Collected data entries -
*** Block opens ***

constexpr int NBIN = 4096;
constexpr int kBinsPerThread = NBIN / 1024;
constexpr int kLgNbin = 12;
constexpr int kSub = 2048;
constexpr int kScanBlocks = 256;
constexpr int kCollectBlocks = 512;
constexpr int kRankBlocks = 256;
constexpr uint32_t kTinyBin = 512;
constexpr int kSortCap = 8192;
constexpr int RT = 512;
constexpr int kRegEnt = 16;
constexpr uint32_t kLdsEnt = RT * kRegEnt;
constexpr int kStash = 2560;
constexpr int kSegs = NBIN + 1 + kSub;
constexpr uint32_t kGiantBin = 8192;
constexpr int kMaxLevels = 9;
constexpr unsigned long long kBarrierTimeout = 200000000ull;
constexpr unsigned long long kBarrierTimeoutFirst = 25000000ull;
constexpr uint32_t GBAR_BROKEN = 0x80000000u;
constexpr uint32_t NIL = 0xFFFFFFFFu;
constexpr uint32_t ID_MASK = 0x7FFFFFFFu, ID_SOLVED = 0x80000000u;
constexpr uint64_t EMPTY = ~0ull;
constexpr uint64_t DEAD = ~0ull;
constexpr uint32_t GINF = 0xFFFFFFFFu;
constexpr int kMaxMoves = 4096;

struct Slot {
    uint64_t entry;
    uint32_t g;
    uint32_t head;
};

struct alignas(128) Cnt {
    uint32_t v;
    uint32_t pad[31];
};
struct alignas(128) GRange {
    uint64_t kmin, kmax;
    uint32_t imin, imax;
    uint32_t pad[26];
};
struct alignas(128) Rng {
    uint64_t kmin, kmax;
    uint64_t pad[14];
};
struct IterState {
    uint32_t pool_n;
    uint32_t npop, m, base;
    uint32_t best_id;
    int32_t has_best;
    float best_cost;
};
struct Ctl {
    int32_t done, failed, stop_after, pad0;
    int64_t iters, gen, expanded;
    IterState S[2];
    uint32_t cur_f;
    uint32_t hbin;
    uint32_t front_above;
    uint32_t cur_b;
    uint64_t T;
    uint32_t refill, compact, r_bstar, spill_bin, r_move;
    uint64_t r_kmin;
    uint32_t r_shift;
    uint32_t want, bstar, shift, n_big, n_ord;
    uint32_t giant;
    uint32_t tseg;
    uint32_t pre_b, cn_star;
    uint64_t sel_kmin;
    uint32_t goal_id;
    uint32_t dbg_nord, dbg_maxbin, dbg_giant, dbg_giant_seen, dbg_maxsub;
    Cnt open_n[4];
    Cnt closed_n, back_dead, front_dead, ret_n, ticket_a;
    Cnt gbar;
    GRange grange;
    Rng rng[4];
    alignas(128) unsigned long long goal_best;
    alignas(128) uint32_t first_solved;
};

__device__ __forceinline__ uint64_t key_of_cost(double c) {
    uint64_t b = (uint64_t)__double_as_longlong(c);
    return (b & 0x8000000000000000ull) ? ~b : (b | 0x8000000000000000ull);
}
__device__ __forceinline__ double cost_of_key(uint64_t k) {
    uint64_t b = (k & 0x8000000000000000ull) ? (k & 0x7FFFFFFFFFFFFFFFull) : ~k;
    return __longlong_as_double((long long)b);
}
__device__ __forceinline__ uint32_t select_shift(uint64_t kmin, uint64_t kmax) {
    uint64_t range = kmax - kmin;
    int bits = range ? 64 - __clzll((long long)range) : 0;
    return bits > kLgNbin ? (uint32_t)(bits - kLgNbin) : 0u;
}
__device__ __forceinline__ uint32_t bin_of(uint64_t k, uint64_t kmin, uint32_t shift) {
    if (k <= kmin) return 0u;
    const uint64_t f = (k - kmin) >> shift;
    return f < (uint64_t)NBIN ? (uint32_t)f : (uint32_t)(NBIN - 1);
}
__device__ __forceinline__ bool pair_less(uint64_t ka, uint32_t ia, uint64_t kb, uint32_t ib) {
    return ka < kb || (ka == kb && (ia & ID_MASK) < (ib & ID_MASK));
}

enum {
    P_REFILL_HIST = 0, P_REFILL_SCAN, P_REFILL_MOVE, P_SEL_HIST, P_SEL_SCAN, P_SEL_COLLECT, P_RANK, P_EXPAND,
    P_PROBE,
    P_DECIDE, P_PACK, P_COMMIT, P_RANK_SMALL, P_RANK_BIG, P_RB_LOAD, P_RB_COUNT, P_RB_SCATTER, P_RB_ORDER, P_COUNT
};
constexpr int kProfSlots = 1024;
__device__ int g_back_squeeze_mark;
__device__ int g_first_barrier_gives_up;
__device__ __forceinline__ uint32_t rank_shares(uint32_t cn) {
    return cn <= (uint32_t)(512 * 16) ? (cn + 1023u) / 1024u : 1u;
}

#if defined(__HIP_DEVICE_COMPILE__)
#define DCA_GLOBAL __attribute__((address_space(1)))
#else
#define DCA_GLOBAL
#endif
template <class T>
using gp = T DCA_GLOBAL*;
template <class T>
using gr = T DCA_GLOBAL&;
typedef uint32_t __attribute__((aligned(1), may_alias)) unaligned_u32;
__device__ __forceinline__ uint32_t load_word(gp<const uint8_t> p) { return *(gp<const unaligned_u32>)p; }
template <class T, bool DEV>
struct EngPtr {
    typedef T* type;
};
template <class T>
struct EngPtr<T, true> {
    typedef gp<T> type;
};
template <class T>
__device__ __forceinline__ T* generic(gp<T> p) {
    return (T*)p;
}
using ::atomicAdd;
using ::atomicCAS;
using ::atomicExch;
using ::atomicMax;
using ::atomicMin;
template <class T, class V>
__device__ __forceinline__ T atomicAdd(gp<T> p, V v) {
    return ::atomicAdd(generic(p), (T)v);
}
template <class T, class V>
__device__ __forceinline__ T atomicMin(gp<T> p, V v) {
    return ::atomicMin(generic(p), (T)v);
}
template <class T, class V>
__device__ __forceinline__ T atomicMax(gp<T> p, V v) {
    return ::atomicMax(generic(p), (T)v);
}
template <class T, class V>
__device__ __forceinline__ T atomicExch(gp<T> p, V v) {
    return ::atomicExch(generic(p), (T)v);
}
template <class T, class U, class V>
__device__ __forceinline__ T atomicCAS(gp<T> p, U cmp, V v) {
    return ::atomicCAS(generic(p), (T)cmp, (T)v);
}

template <bool DEV>
struct EngT {
    template <class T>
// ... 677 lines not shown
    if (done) return;
    Stamp stamp(E, P_SEL_SCAN);
    uint32_t cb = cur0;
    uint64_t new_kmin = old_kmin;
    uint32_t new_shift = old_shift;
    if (rebased) {
        new_kmin = cur0 ? r1min : r0min;
        uint64_t kmax = cur0 ? r1max : r0max;
        if (T0 != ~0ull && T0 > kmax) kmax = T0;
        new_shift = kmax > new_kmin ? select_shift(new_kmin, kmax) : 0u;
        for (int o = 32; o > 0; o >>= 1) {
            const uint64_t a = __shfl_xor(mn, o), z = __shfl_xor(mx, o);
            mn = a < mn ? a : mn;
            mx = z > mx ? z : mx;
        }
        if ((t & 63) == 0) {
            s_red[0][t >> 6] = mn;
            s_red[1][t >> 6] = mx;
        }
        cb ^= 1;
    }
    if (t == 0) {
        s_maxbin = 0;
        s_giant = 0;
        s_nbig = 0;
        s_spill = NBIN;
        s_bstar = 0;
        s_hbin = NBIN;
    }
    scan_vals(hv, pre, wsum);
    const uint32_t n = rebased ? (cb ? on1 : on0) : (cb ? on1 : on0) - dead0 - above0;
    const uint32_t want = n < (uint32_t)E.B ? n : (uint32_t)E.B;
    const uint32_t hwant = (uint32_t)(kRefillPeriod + 2) * (uint32_t)E.B;
    for (int k = 0; k < kBinsPerThread; k++) {
        int bin = kBinsPerThread * t + k;
        if (pre[bin] < want && want <= pre[bin + 1]) s_bstar = (uint32_t)bin;
        if (rebased && n > E.f_max) {
            const uint32_t keepn = want + front_keep(E);
            if (pre[bin] < keepn && keepn <= pre[bin + 1]) s_spill = (uint32_t)bin;
        }
        if (rebased && pre[bin] < hwant && hwant <= pre[bin + 1]) s_hbin = (uint32_t)bin + 1u;
        E.pre[bin] = pre[bin];
        E.fill[bin] = 0;
    }
    for (int i = NBIN + t; i < kSegs; i += 1024) E.fill[i] = 0;
    if (t == 1023) E.pre[NBIN] = pre[NBIN];
    __syncthreads();
    const bool giant = E.coop && !coop_is_off(E) && want != 0 && pre[s_bstar + 1] - pre[s_bstar] > kGiantBin;
    if (giant)
        for (int i = t; i < kMaxLevels * kSub; i += 1024) E.subhist[i] = 0;
    for (int k = 0; k < kBinsPerThread; k++) {
        const uint32_t bin = kBinsPerThread * t + k;
        if (bin <= s_bstar && want != 0) {
            const uint32_t cn = pre[bin + 1] - pre[bin];
            if (cn > 256) atomicMax(&s_maxbin, cn);
            if (cn > (uint32_t)kSortCap) atomicAdd(&s_giant, 1u);
            if (cn > kTinyBin && !(giant && bin == s_bstar)) {
                uint32_t G = rank_shares(cn);
                G = G > 8u ? 8u : G;
                const uint32_t at = atomicAdd(&s_nbig, G);
                for (uint32_t g = 0; g < G; g++) E.big_list[at + g] = bin | (g << 16) | (G << 20);
            }
        }
    }
    __syncthreads();
    if (t == 0) {
        if (rebased) {
            uint64_t fmn = ~0ull, fmx = 0;
            for (int w = 0; w < 16; w++) {
                fmn = s_red[0][w] < fmn ? s_red[0][w] : fmn;
                fmx = s_red[1][w] > fmx ? s_red[1][w] : fmx;
            }
            c->cur_f = cb;
            c->rng[cb].kmin = fmn;
            c->rng[cb].kmax = fmx;
            c->hbin = s_hbin;
        }
        if (refill) {
            if (compact) {
                c->cur_b ^= 1;
                c->back_dead.v = 0;
                c->compact = 0;
            }
            c->refill = 0;
        }
        c->want = want;
        c->bstar = s_bstar;
        c->tseg = s_bstar;
        c->pre_b = pre[s_bstar];
        c->cn_star = pre[s_bstar + 1] - pre[s_bstar];
        c->giant = giant ? 1u : 0u;
        c->gbar.v = 0;
        c->grange.kmin = ~0ull;
        c->grange.kmax = 0;
        c->grange.imin = ~0u;
        c->grange.imax = 0;
        c->sel_kmin = new_kmin;
        c->shift = new_shift;
        uint32_t sp = s_spill;
        if (sp < NBIN - 1) {
            const uint64_t top = new_kmin + (((uint64_t)sp + 1) << new_shift) - 1;
            if (top >= new_kmin && top < T0) c->T = top;  else sp = NBIN;
        } else {
            sp = NBIN;
        }
        if (rebased) c->front_above = sp < NBIN ? pre[NBIN] - pre[sp + 1] : 0u;
        c->spill_bin = sp;
        s_sp = sp;
        c->goal_best = ~0ull;
        c->first_solved = NIL;
        if (want == 0) {
            c->failed = 1;
            c->done = 1;
        }
        c->n_big = s_nbig;
        c->n_ord = want ? pre[s_bstar + 1] : 0;
        c->ret_n.v = 0;
        c->dbg_maxsub = 0;
        c->front_dead.v = (rebased ? 0u : dead0) + want;
        c->dbg_nord = want ? pre[s_bstar + 1] : 0;
        c->dbg_maxbin = s_maxbin;
        c->dbg_giant = s_giant;
        c->dbg_giant_seen = giant_seen + s_giant;
    }
    __syncthreads();
    {
        const uint32_t bstar = s_bstar, sp = s_sp;
        for (int k = 0; k < kBinsPerThread; k++) {
            const uint32_t bin = kBinsPerThread * t + k;
            if (want == 0) break;
            if (bin < bstar || bin > sp)
                E.hist[bin] = 0;
            else if (bin == bstar)
                E.hist[bin] = pre[bin + 1] - want;
        }
    }
}

typedef unsigned __int128 u128;
__device__ __forceinline__ u128 comp_of(uint64_t key, uint32_t id) { return ((u128)key << 32) | (u128)(id & ID_MASK); }
__device__ __forceinline__ int clz128(u128 v) {
    uint64_t hi = (uint64_t)(v >> 64), lo = (uint64_t)v;
    return hi ? __clzll((long long)hi) : 64 + (lo ? __clzll((long long)lo) : 64);
}

constexpr int kStashG = 1536;
struct CollectLds {
    uint32_t pre[NBIN + 4];
    uint32_t lcnt[NBIN];
    union {
        struct {
            uint64_t st_key[kStash];
            uint32_t st_idx[kStash];
            uint16_t st_f[kStash];
            uint16_t nzf[kStash];
        } n;
        struct {
            uint32_t lcnt_ext[kSegs - NBIN + 3];
            uint32_t subpre[kSub + 4];
            uint64_t st_key[kStashG];
            uint32_t st_idx[kStashG];
            uint16_t st_f[kStashG];
            uint16_t nzf[kStashG];
        } g;
    } u;
    uint64_t red64[2][4];
    uint32_t red32[2][4];
    uint32_t wsum[4];
    uint32_t st_n, nz_n, ok, tsub, nb, bstar;
};
static_assert(sizeof(CollectLds) <= 80 * 1024, "two workgroups of k_sel_collect must fit one CU's LDS");
static_assert(offsetof(CollectLds, u) == offsetof(CollectLds, lcnt) + sizeof(uint32_t) * NBIN, "lcnt must run on into lcnt_ext");
static_assert(sizeof(uint64_t) * kStashG >= sizeof(uint32_t) * kSub, "sub-bin counters alias the giant stash");

struct SelParams {
    uint32_t b, n;
    uint64_t kmin;
    uint32_t shift;
    uint32_t want, bstar, pre_b, cn_star;
    bool giant;
};

enum { BAR_FAIL = 0, BAR_PASS = 1, BAR_BROKEN = 2 };
__device__ __forceinline__ int collect_grid_barrier(const Eng& E, gp<Ctl> c, CollectLds& L, uint32_t target, bool first) {
    asm volatile("s_waitcnt vmcnt(0)" ::: "memory");
    __syncthreads();
    if (threadIdx.x == 0) {
        __builtin_amdgcn_fence(__ATOMIC_RELEASE, "agent");
        asm volatile("s_waitcnt vmcnt(0)" ::: "memory");
        uint32_t v = __hip_atomic_fetch_add(&c->gbar.v, 1u, __ATOMIC_RELAXED, __HIP_MEMORY_SCOPE_AGENT) + 1u;
        int res = BAR_PASS;
        const unsigned long long t0 = wall_clock64();
        const unsigned long long limit = first ? (g_first_barrier_gives_up ? 0ull : kBarrierTimeoutFirst) : kBarrierTimeout;
        for (;;) {
            if (v & GBAR_BROKEN) {
                res = first ? BAR_BROKEN : BAR_FAIL;
                break;
            }
            if (v >= target) break;
            __builtin_amdgcn_s_sleep(4);
            if (__hip_atomic_load(&c->failed, __ATOMIC_RELAXED, __HIP_MEMORY_SCOPE_AGENT) != 0) {
                res = BAR_FAIL;
                break;
            }
            if (wall_clock64() - t0 > limit) {
                if (!first) {
                    res = BAR_FAIL;
                    break;
                }
                uint32_t expect = v;
                if (__hip_atomic_compare_exchange_strong(&c->gbar.v, &expect, v | GBAR_BROKEN, __ATOMIC_RELAXED, __ATOMIC_RELAXED,
                                                         __HIP_MEMORY_SCOPE_AGENT)) {
                    res = BAR_BROKEN;
                    break;
                }
                v = expect;
                continue;
            }
            v = __hip_atomic_load(&c->gbar.v, __ATOMIC_RELAXED, __HIP_MEMORY_SCOPE_AGENT);
        }
        __builtin_amdgcn_fence(__ATOMIC_ACQUIRE, "agent");
        if (res == BAR_FAIL) {
            __hip_atomic_store(&c->failed, 1, __ATOMIC_RELAXED, __HIP_MEMORY_SCOPE_AGENT);
            __hip_atomic_store(&c->done, 1, __ATOMIC_RELAXED, __HIP_MEMORY_SCOPE_AGENT);
        } else if (res == BAR_BROKEN) {
            __hip_atomic_store(E.coop_off, 1u, __ATOMIC_RELAXED, __HIP_MEMORY_SCOPE_AGENT);
        }
        L.ok = (uint32_t)res;
    }
    __syncthreads();
    return (int)L.ok;
}
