# cbg-ethz/metMHN

Measured on AMD Instinct MI355X. Metric: full-cohort log-lik+grad evals/sec at n=20 events; kronvec HBM GB/s, higher is better.
Workload: dtype f64

## Files before the change

### metmhn_amd/csrc/wlayout.h

```cpp
#pragma once
#include <hip/hip_runtime.h>
#include "desc.h"

namespace mmhn {

__host__ __device__ inline int popc32(uint32_t v) {
#ifdef __HIP_DEVICE_COMPILE__
  return __popc(v);
#else
  return __builtin_popcount(v);
#endif
}
__host__ __device__ inline uint32_t pext32(uint32_t x, uint32_t mask) {
  uint32_t out = 0, pos = 0;
  while (mask) {
    const uint32_t low = mask & (0u - mask);
    if (x & low) out |= 1u << pos;
    ++pos;
    mask ^= low;
  }
  return out;
}
__host__ __device__ inline uint32_t pdep32(uint32_t v, uint32_t mask) {
  uint32_t out = 0;
  while (mask) {
    const uint32_t low = mask & (0u - mask);
    if (v & 1u) out |= low;
    v >>= 1;
    mask ^= low;
  }
  return out;
}

constexpr int WLB = 6, WWB = 4, WTB = WLB + WWB;
constexpr int WROWS = 1 << WTB;
constexpr int WMAXB = 20;

template <typename T> struct WCfg;
#ifndef MMHN_WHB
#define MMHN_WHB 2
#endif
#ifndef MMHN_WNXT_D
#define MMHN_WNXT_D (7 - MMHN_WHB)
#endif
template <> struct WCfg<double> {
  static constexpr int RB = 2, HB = MMHN_WHB, KC = 9, KR = 15, KE = 9, PAD = 2, NXT = MMHN_WNXT_D;
  static constexpr bool FACT = false, REV = true, ON = true;
};
#ifndef MMHN_WF32
#define MMHN_WF32 1
#endif
template <> struct WCfg<float> {
  static constexpr int RB = 3, HB = 2, KC = 12, KR = 18, KE = 12, PAD = 4, NXT = 9;
  static constexpr bool FACT = true, REV = false, ON = MMHN_WF32 != 0;
};

struct WDesc {
  int prob;
  int kR, kC, majP;
  int nXc, nXr;
  uint32_t rowmask, colmask;
  uint32_t pairRowC;
  uint32_t loneRowC;
  int8_t rb[WMAXB];
  int8_t cb[WMAXB];
  int8_t prt[WMAXB];
};

struct W6 {
  uint8_t rank[64], order[64], off[8], cnt[8];
};
constexpr W6 make_w6() {
  W6 t{};
  int pos = 0;
  for (int m = 0; m <= 6; ++m) {
    t.off[m] = (uint8_t)pos;
    int r = 0;
    for (int l = 0; l < 64; ++l) {
      int pc = 0;
      for (int b = 0; b < 6; ++b) pc += (l >> b) & 1;
      if (pc == m) { t.rank[l] = (uint8_t)r++; t.order[pos++] = (uint8_t)l; }
    }
    t.cnt[m] = (uint8_t)r;
  }
  t.off[7] = 64; t.cnt[7] = 0;
  return t;
}
__host__ __device__ inline uint32_t wrho(uint32_t w, uint32_t l) {
  constexpr W6 t = make_w6();
  const int m = popc32(l);
  return 16u * t.off[m] + w * t.cnt[m] + t.rank[l];
}
__host__ __device__ inline uint32_t wrho_inv(uint32_t r) {
  constexpr W6 t = make_w6();
  int m = 0;
  while (r >= 16u * t.off[m + 1]) ++m;
  const uint32_t q = r - 16u * t.off[m];
  return ((q / t.cnt[m]) << 6) | t.order[t.off[m] + q % t.cnt[m]];
}
template <typename T>
__host__ __device__ inline long long wpos(uint32_t Sigma, uint32_t beta, uint32_t rho, uint32_t c) {
  return ((((long long)((Sigma << WCfg<T>::HB) | beta) << WTB) + rho) << WCfg<T>::RB) + c;
}
template <typename T>
__host__ __device__ inline long long wpos_nat(const WDesc& w, uint32_t x) {
  constexpr int RB = WCfg<T>::RB, HB = WCfg<T>::HB;
  const uint32_t S = pext32(x, w.rowmask), Tc = pext32(x, w.colmask);
  const uint32_t Sigma = (Tc >> (RB + HB)) | ((S >> WTB) << w.nXc);
  return wpos<T>(Sigma, (Tc >> RB) & ((1u << HB) - 1u), wrho((S >> WLB) & ((1u << WWB) - 1u), S & 63u), Tc & ((1u << RB) - 1u));
}

template <typename T>
__host__ __device__ inline long long wpos_marg(const WDesc& w, int k, bool free_is_row, uint32_t f) {
  constexpr int RB = WCfg<T>::RB, HB = WCfg<T>::HB;
  const long long half = 1ll << (k - 1);
  if (free_is_row) {
    const uint32_t Sigma = ((1u << w.nXc) - 1u) | ((f >> WTB) << w.nXc);
    return half + wpos<T>(Sigma, (1u << HB) - 1u, wrho((f >> WLB) & ((1u << WWB) - 1u), f & 63u), (1u << RB) - 1u);
  }
  const uint32_t Sigma = (f >> (RB + HB)) | (((1u << w.nXr) - 1u) << w.nXc);
  return half + wpos<T>(Sigma, (f >> RB) & ((1u << HB) - 1u), (uint32_t)WROWS - 1u, f & ((1u << RB) - 1u));
}

}
```

Measured before the change: 21.70.

## Reorder packed row layout by joint popcount of high and low bit groups

Changes the rho permutation of the 10-bit row index so rows are grouped first by the popcount of the 4 high bits and then by a custom order of the low 6-bit popcount classes, through a precomputed base table. The inverse mapping and the marginal position computation are updated to match, since the all-ones row is no longer at the end. The intent is for rows touched together by the kronvec sweeps to sit closer in memory, giving more contiguous HBM access. It adds table lookups and a more complex inverse that loops over classes.

New measurement: 22.08 (median of 6 runs). 1.8% higher.

```diff
diff --git a/metmhn_amd/csrc/wlayout.h b/metmhn_amd/csrc/wlayout.h
--- a/metmhn_amd/csrc/wlayout.h
+++ b/metmhn_amd/csrc/wlayout.h
@@ -69,6 +69,10 @@
 
 struct W6 {
   uint8_t rank[64], order[64], off[8], cnt[8];
+  uint8_t mseq[8];
+  uint8_t wseq[16], lamoff[6];
+  uint16_t lamrow[6];
+  uint16_t base[16][8];
 };
 constexpr W6 make_w6() {
   W6 t{};
@@ -84,19 +88,38 @@
     t.cnt[m] = (uint8_t)r;
   }
   t.off[7] = 64; t.cnt[7] = 0;
+  constexpr int mseq[7] = {0, 2, 1, 5, 3, 4, 6};
+  for (int i = 0; i < 7; ++i) t.mseq[i] = (uint8_t)mseq[i];
+  int row = 0, nw = 0;
+  for (int lam = 0; lam <= WWB; ++lam) {
+    t.lamoff[lam] = (uint8_t)nw;
+    t.lamrow[lam] = (uint16_t)row;
+    int first = nw;
+    for (int w = 0; w < (1 << WWB); ++w) {
+      int pc = 0;
+      for (int b = 0; b < WWB; ++b) pc += (w >> b) & 1;
+      if (pc == lam) t.wseq[nw++] = (uint8_t)w;
+    }
+    for (int i = 0; i < 7; ++i)
+      for (int j = first; j < nw; ++j) { t.base[t.wseq[j]][mseq[i]] = (uint16_t)row; row += t.cnt[mseq[i]]; }
+  }
+  t.lamoff[WWB + 1] = (uint8_t)nw; t.lamrow[WWB + 1] = (uint16_t)row;
   return t;
 }
 __host__ __device__ inline uint32_t wrho(uint32_t w, uint32_t l) {
   constexpr W6 t = make_w6();
-  const int m = popc32(l);
-  return 16u * t.off[m] + w * t.cnt[m] + t.rank[l];
+  return (uint32_t)t.base[w][popc32(l)] + t.rank[l];
 }
 __host__ __device__ inline uint32_t wrho_inv(uint32_t r) {
   constexpr W6 t = make_w6();
-  int m = 0;
-  while (r >= 16u * t.off[m + 1]) ++m;
-  const uint32_t q = r - 16u * t.off[m];
-  return ((q / t.cnt[m]) << 6) | t.order[t.off[m] + q % t.cnt[m]];
+  int lam = 0;
+  while (r >= t.lamrow[lam + 1]) ++lam;
+  const uint32_t nw = (uint32_t)(t.lamoff[lam + 1] - t.lamoff[lam]);
+  uint32_t q = r - t.lamrow[lam];
+  int i = 0;
+  while (q >= nw * t.cnt[t.mseq[i]]) { q -= nw * t.cnt[t.mseq[i]]; ++i; }
+  const int m = t.mseq[i];
+  return ((uint32_t)t.wseq[t.lamoff[lam] + q / t.cnt[m]] << 6) | t.order[t.off[m] + q % t.cnt[m]];
 }
 template <typename T>
 __host__ __device__ inline long long wpos(uint32_t Sigma, uint32_t beta, uint32_t rho, uint32_t c) {
@@ -119,7 +142,7 @@
     return half + wpos<T>(Sigma, (1u << HB) - 1u, wrho((f >> WLB) & ((1u << WWB) - 1u), f & 63u), (1u << RB) - 1u);
   }
   const uint32_t Sigma = (f >> (RB + HB)) | (((1u << w.nXr) - 1u) << w.nXc);
-  return half + wpos<T>(Sigma, (f >> RB) & ((1u << HB) - 1u), (uint32_t)WROWS - 1u, f & ((1u << RB) - 1u));
+  return half + wpos<T>(Sigma, (f >> RB) & ((1u << HB) - 1u), wrho((1u << WWB) - 1u, 63u), f & ((1u << RB) - 1u));
 }
 
 }
```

*** Block closes ***

TASK DESCRIPTION - Reproduce each line of the records in which the string "FACT" appears.

YOUR SOLUTION -
  static constexpr bool FACT = false, REV = true, ON = true;
  static constexpr bool FACT = true, REV = false, ON = MMHN_WF32 != 0;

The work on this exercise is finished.